# Wall Texture



## sp9659 (Aug 26, 2007)

I know this may be a stupid question but I just bought my house and I it has the old style panel walls that have no texture on them and I just hate it, being a new homeowner I am eager to start working on my own house but I have no clue where to start or how to make a consistent texture throughout the house and make it look good, I hope that someone can help me out with this any info or tips would be greatly appreciated.


----------



## Daryl in Nanoose (Aug 27, 2007)

First off we need pictures of what you have now. Texture is applied with a texture  machine in the most part unless your looking for large patterns but first lets see what you got now.


----------



## sp9659 (Sep 2, 2007)

How do I add pictures to this thread im not sure im not very good with forums


----------



## Daryl in Nanoose (Sep 3, 2007)

sp9659 said:


> How do I add pictures to this thread im not sure im not very good with forums


 Fist click Post Reply, a new widow pops up and you type in your text then below ( you may have to scroll down) there is a Manage Attachments button well click this and another winow pops up.  Click browse and then find you file and click it and then click open and then click upload. When the upload is done then close off the window and click preveiw post, your pic should be there and then click post. 
 Your attachment has to be a certain size and when you click the Manage attachments button it will have a list of the file types and sizes you are allowed to post.
 If you have problems with this just email the photo to me and I will post it for you.


----------



## sp9659 (Sep 3, 2007)

ok the trim is going to be gone when I do it and im not sure if I want to put it back up I might do two colors im not sure but it will be gone when I texture but you can see its like the old style panel walls and I think it would be to much to tear it down and put up sheet rock right? sorry about the quality of the picture I took it with a 11 megapixel camera and had to degrade it so much it just ended up looking terrible but you get the idea I hope...
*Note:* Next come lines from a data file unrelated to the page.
def attention128_fwd_raw(q, k, v, scale, o_pad=0, f8=False, o_res8=None, deq=None, report=None):
    B, H, Sq, D = q.shape
    Skv = k.shape[2]
    assert D == 128 and k.shape == (B, H, Skv, 128) and v.shape == k.shape and q.dtype == k.dtype == v.dtype == torch.bfloat16
    o2 = _padded_empty((B, Sq), H * D, o_pad, torch.bfloat16, q.device) if o_pad else torch.empty(B, Sq, H * D, dtype=torch.bfloat16, device=q.device)
    o = o2.unflatten(-1, (H, D)).permute(0, 2, 1, 3)
    lse = torch.empty(B, H, Sq, dtype=torch.float32, device=q.device)
    rv = rs = None
    if o_res8 is not None:
        if o_res8.dtype != torch.uint8 or o_res8.shape != (B, Sq, H * D) or not o_res8.is_contiguous():
            raise TypeError("attention128_fwd_raw: o_res8 is a contiguous uint8 [B, Sq, H*128] buffer")
        rv = o_res8.unflatten(-1, (H, D)).permute(0, 2, 1, 3)
        rs = _bhs_strides(rv)
    if attention128_uses_f8(f8, Skv):
        ws_bytes = _lib.query("vgpa_attn128_fwd_f8_workspace_bytes", B, H, Sq, Skv)
        ws = torch.empty(ws_bytes, dtype=torch.uint8, device=q.device)
        dv_ = [None] * 3
        if deq is not None:
            for t, S_ in zip(deq, (Sq, Skv, Skv)):
                if t.dtype != torch.bfloat16 or t.shape != (B, S_, H * D) or not t.is_contiguous():
                    raise TypeError("attention128_fwd_raw: deq = three contiguous bf16 [B, S, H*128] buffers (q, k, v)")
            dv_ = [t.unflatten(-1, (H, D)).permute(0, 2, 1, 3) for t in deq]
        ds_ = [None if t is None else _bhs_strides(t) for t in dv_]
        _timed("attn128_fwd_f8", 4.0 * B * H * Sq * Skv * D, lambda: _lib.call(
            "vgpa_attn128_fwd_f8", q, k, v, o, lse, _bhs_strides(q), _bhs_strides(k), _bhs_strides(v), _bhs_strides(o), rv, rs, dv_[0], dv_[1], dv_[2],
            ds_[0], ds_[1], ds_[2], B, H, Sq, Skv, float(scale), ws, ws_bytes, _stream()))
        if report is not None:
            report["redo_fraction"] = attention128_f8_redo_fraction(ws, B, H, Sq)
            report["strip_flags"] = _strip_flags(ws, 5 * B * H, B, H, Sq) != 0
        return o, lse
    if deq is not None:
        raise ValueError("attention128_fwd_raw: deq buffers are written by the e4m3 forward only (f8=True and at least ATTN128_F8_MIN_KEYS keys)")
    ws_bytes = _lib.query("vgpa_attn128_fwd_workspace_bytes", B, H, Sq) if ATTN128_W1 else 0
    ws = torch.empty(ws_bytes, dtype=torch.uint8, device=q.device) if ws_bytes else None
    _timed("attn128_fwd" if Skv >= 1024 else "attn128_fwd (short keys)", 4.0 * B * H * Sq * Skv * D, lambda: _lib.call(
        "vgpa_attn128_fwd", q, k, v, o, lse, _bhs_strides(q), _bhs_strides(k), _bhs_strides(v), _bhs_strides(o), rv, rs, B, H, Sq, Skv, float(scale),
        ws, ws_bytes, _stream()))
    return o, lse


def attention128_bwd_raw(q, k, v, o, do, lse, dq, dk, dv, scale, o_res8=None, q_prescaled=False):
    B, H, Sq, D = q.shape
    Skv = k.shape[2]
    rv = None if o_res8 is None else o_res8.unflatten(-1, (H, D)).permute(0, 2, 1, 3)
    ws_bytes = _lib.query("vgpa_attn128_bwd_workspace_bytes", B, H, Sq)
    ws = torch.empty(ws_bytes, dtype=torch.uint8, device=q.device)
    _timed("attn128_bwd" if Skv >= 1024 else "attn128_bwd (short keys)", 8.0 * B * H * Sq * Skv * D, lambda: _lib.call(
        "vgpa_attn128_bwd_prescaled" if q_prescaled else "vgpa_attn128_bwd", q, k, v, o, do, lse, dq, dk, dv, _bhs_strides(q), _bhs_strides(k), _bhs_strides(v), _bhs_strides(o), _bhs_strides(do),
        _bhs_strides(dq), _bhs_strides(dk), _bhs_strides(dv), rv, None if rv is None else _bhs_strides(rv), B, H, Sq, Skv, float(scale),
        -1 if ATTN128_W1 else 0, ws, ws_bytes, _stream()))


class _Attention128Fn(torch.autograd.Function):

    @staticmethod
    def forward(ctx, q, k, v, scale, o_pad, precise_delta):
        q, k, v = (t if t.stride(3) == 1 else t.contiguous() for t in (q, k, v))
        o_res8 = None
        if precise_delta and any(ctx.needs_input_grad[:3]):
            o_res8 = torch.empty(q.shape[0], q.shape[2], q.shape[1] * q.shape[3], dtype=torch.uint8, device=q.device)
        o, lse = attention128_fwd_raw(q, k, v, scale, o_pad, o_res8=o_res8)
        ctx.save_for_backward(q, k, v, o, lse, o_res8)
        ctx.scale = float(scale)
        return o

    @staticmethod
    def backward(ctx, do):
        q, k, v, o, lse, o_res8 = ctx.saved_tensors
        B, H, Sq, D = q.shape
        Skv = k.shape[2]
        do = do if do.stride(3) == 1 else do.contiguous()
        dq = torch.empty(B, Sq, H, D, dtype=torch.bfloat16, device=q.device).permute(0, 2, 1, 3)
        dk = torch.empty(B, Skv, H, D, dtype=torch.bfloat16, device=q.device).permute(0, 2, 1, 3)
        dv = torch.empty(B, Skv, H, D, dtype=torch.bfloat16, device=q.device).permute(0, 2, 1, 3)
        attention128_bwd_raw(q, k, v, o, do, lse, dq, dk, dv, ctx.scale, o_res8=o_res8)
        return dq, dk, dv, None, None, None


def attention128(q, k, v, scale=None, o_pad=0, precise_delta="int8"):
    if precise_delta not in (None, "int8"):
        raise ValueError('attention128: precise_delta is "int8" or None (the bf16 residual form exists at head_dim 64 only)')
    return _Attention128Fn.apply(q, k, v, q.shape[-1] ** -0.5 if scale is None else scale, int(o_pad), precise_delta)


class _QKNormAttentionFn(torch.autograd.Function):

    @staticmethod
    def forward(ctx, qkv, wq, bq, wk, bk, rope_cos, rope_sin, text_len, H, eps, o_pad, grad_pad, rope_mode=0, recompute_qk=False, precise_delta=None, fwd_policy=None):
        _req(qkv, torch.bfloat16)
        B, S, W = qkv.shape
        Dh = W // (3 * H)
        qkv5 = qkv.view(B, S, 3, H, Dh)
        q_in, k_in, v = (qkv5[:, :, i].permute(0, 2, 1, 3) for i in range(3))
        qn = torch.empty(B, H, S, Dh, dtype=torch.bfloat16, device=qkv.device)
        kn = torch.empty_like(qn)
        _timed("qknorm_rope_fwd", 8.0 * B * H * S * Dh, lambda: _lib.call(
            "vgpa_qknorm_rope_fwd", q_in, k_in, qn, kn, _bhs_strides(q_in), _bhs_strides(k_in), _bhs_strides(qn), _bhs_strides(kn),
            wq, bq, wk, bk, rope_cos, rope_sin, text_len, B, H, S, Dh, float(eps), float(Dh ** -0.5 * LOG2E), int(rope_mode), _stream()), "byte")
        o_res = None
        if precise_delta and ctx.needs_input_grad[0]:
            o_res = torch.empty(B, S, H * Dh, dtype=torch.uint8 if precise_delta == "int8" else torch.bfloat16, device=qkv.device)
        o, lse = attention_fwd_raw(qn, kn, v, q_prescaled=True, o_pad=o_pad, o_res=o_res, policy=fwd_policy)
        if recompute_qk:
            ctx.save_for_backward(qkv, o, lse, wq, wk, rope_cos, rope_sin, bq, bk, o_res)
        else:
            ctx.save_for_backward(qkv, qn, kn, o, lse, wq, wk, rope_cos, rope_sin, o_res)
        ctx.meta = (text_len, H, eps, grad_pad, int(rope_mode), bool(recompute_qk))
        return o

    @staticmethod
    def backward(ctx, do):
        text_len, H, eps, grad_pad, rope_mode, recompute_qk = ctx.meta
        if recompute_qk:
            qkv, o, lse, wq, wk, rope_cos, rope_sin, bq, bk, o_res = ctx.saved_tensors
        else:
            qkv, qn, kn, o, lse, wq, wk, rope_cos, rope_sin, o_res = ctx.saved_tensors
        B, S, W = qkv.shape
        Dh = W // (3 * H)
        do = do.contiguous()
        qkv5 = qkv.view(B, S, 3, H, Dh)
        q_in, k_in, v = (qkv5[:, :, i].permute(0, 2, 1, 3) for i in range(3))
        if recompute_qk:
            qn = torch.empty(B, H, S, Dh, dtype=torch.bfloat16, device=qkv.device)
            kn = torch.empty_like(qn)
            _timed("qknorm_rope_fwd", 8.0 * B * H * S * Dh, lambda: _lib.call(
                "vgpa_qknorm_rope_fwd", q_in, k_in, qn, kn, _bhs_strides(q_in), _bhs_strides(k_in), _bhs_strides(qn), _bhs_strides(kn),
                wq, bq, wk, bk, rope_cos, rope_sin, text_len, B, H, S, Dh, float(eps), float(Dh ** -0.5 * LOG2E), int(rope_mode), _stream()), "byte")
        dqkv = _padded_empty((B, S), W, grad_pad, qkv.dtype, qkv.device) if grad_pad else torch.empty_like(qkv)
        d5 = dqkv.unflatten(-1, (3, H, Dh))
        dq_in, dk_in, dv = (d5[:, :, i].permute(0, 2, 1, 3) for i in range(3))
        dqn = torch.empty_like(qn)
        dkn = torch.empty_like(kn)
        ov = o.unflatten(-1, (H, Dh)).permute(0, 2, 1, 3)
        dov = do.view(B, S, H, Dh).permute(0, 2, 1, 3)
        attention_bwd_raw(qn, kn, v, ov, dov, lse, dqn, dkn, dv, q_prescaled=True,
                          o_res=None if o_res is None else o_res.unflatten(-1, (H, Dh)).permute(0, 2, 1, 3))
        _timed("qknorm_rope_bwd", 12.0 * B * H * S * Dh, lambda: _lib.call(
            "vgpa_qknorm_rope_bwd", dqn, dkn, q_in, k_in, dq_in, dk_in, _bhs_strides(dqn), _bhs_strides(dkn), _bhs_strides(q_in),
            _bhs_strides(k_in), _bhs_strides(dq_in), _bhs_strides(dk_in), wq, wk, rope_cos, rope_sin, text_len, B, H, S, Dh,
            float(eps), rope_mode, _stream()), "byte")
        return dqkv, None, None, None, None, None, None, None, None, None, None, None, None, None, None, None


def qknorm_attention(qkv, wq, bq, wk, bk, H, text_len=0, rope=None, eps=1e-6, o_pad=0, grad_pad=0, rope_mode=0, recompute_qk=False, precise_delta="int8", fwd_policy=None):
    cos, sin = (None, None) if rope is None else rope
    if precise_delta not in (None, "int8", "bf16"):
        raise ValueError(f'precise_delta: "int8", "bf16" or None, got {precise_delta!r}')
    return _QKNormAttentionFn.apply(qkv, wq, bq, wk, bk, cos, sin, text_len, H, eps, o_pad, grad_pad, rope_mode, bool(recompute_qk), precise_delta, fwd_policy)


def rope2d_tables(pos, head_dim=64, frequency=100.0):
    half = head_dim // 2
    inv = 1.0 / (frequency ** (torch.arange(0, half, 2, device=pos.device).float() / half))
    ang = pos.float()[:, :, None] * inv[None, None, :]
    ang = torch.cat([ang, ang], dim=-1).reshape(pos.shape[0], head_dim)
    return ang.cos().contiguous(), ang.sin().contiguous()


def _heads_in(*ts):
    for t in ts:
        if t is None:
            continue
        _req(t, torch.float32)
        if torch.is_grad_enabled() and t.requires_grad:
            raise RuntimeError("the fp32 head kernels are forward only: call them under torch.no_grad()")


def pack_conv_weight(w):
    return w.detach().float().permute(2, 3, 1, 0).contiguous()


def conv3x3_f32(x, w_packed, bias=None, res=None, res2=None, relu_in=False, relu_res=False, stride=1):
    _heads_in(x, w_packed, bias, res, res2)
    N, H, W, Cin = x.shape
    Cout = w_packed.shape[-1]
    if tuple(w_packed.shape) != (3, 3, Cin, Cout) or Cin % 16 or Cout % 16:
        raise RuntimeError(f"conv3x3_f32: weight {tuple(w_packed.shape)} does not fit input channels {Cin} (multiples of 16)")
    Ho, Wo = (H - 1) // stride + 1, (W - 1) // stride + 1
    out = torch.empty(N, Ho, Wo, Cout, device=x.device, dtype=torch.float32)
    for r in (res, res2):
        if r is not None and r.shape != out.shape:
            raise RuntimeError("conv3x3_f32: residual shape differs from the output's")
    _timed("conv3x3_f32", 2.0 * out.numel() * 9 * Cin,
           lambda: _lib.call("vgpa_conv3x3_f32", x, w_packed, bias, res, res2, out, N, H, W, Cin, Cout, stride,
                             (1 if relu_in else 0) | (2 if relu_res else 0), _stream()))
    return out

Thanks for all your input.


----------



## Daryl in Nanoose (Sep 3, 2007)

Paneling is not hard to take off and I would go this route because paneling is not stable enough and you will most likely end up with cracks later.


----------



## sp9659 (Sep 3, 2007)

well how much do you think new sheet rock walls would cost and if I can not texture my own walls I sure in hell cant put them up myself lol...


----------



## Daryl in Nanoose (Sep 3, 2007)

I should of asked you to push on the walls to see if there is any flexing at all. What your interested in is, did they apply any board under the paneling before instalation of the paneling. If its nice and solid then you will be okay but if its not stable then I would say time for some drywalling. As far as price there is no way for me to tell you since I am not there but get 3 quotes togeather and that will tell all.


----------



## sp9659 (Sep 16, 2007)

yeah there is some flexing I dont think that it is supported by boards behind the wall panels but the weird thing is that some of the wals in the house are sheet rock and the rest are paneling for example in my computer room the 2 walls in the rear are sheetrock and the one thats closest to the outside is paneling while the one right after that and the wall connected to the door are sheetrock so I dont understand why they would change some and not the others???


----------



## TSchlotter (Sep 17, 2007)

If the panels have grooves these can be filled in and sanded for a uniform appearence but it is a lot of work.

Tom
www.Allied123.com


----------



## Daryl in Nanoose (Sep 17, 2007)

sp9659 said:


> yeah there is some flexing I dont think that it is supported by boards behind the wall panels but the weird thing is that some of the wals in the house are sheet rock and the rest are paneling for example in my computer room the 2 walls in the rear are sheetrock and the one thats closest to the outside is paneling while the one right after that and the wall connected to the door are sheetrock so I dont understand why they would change some and not the others???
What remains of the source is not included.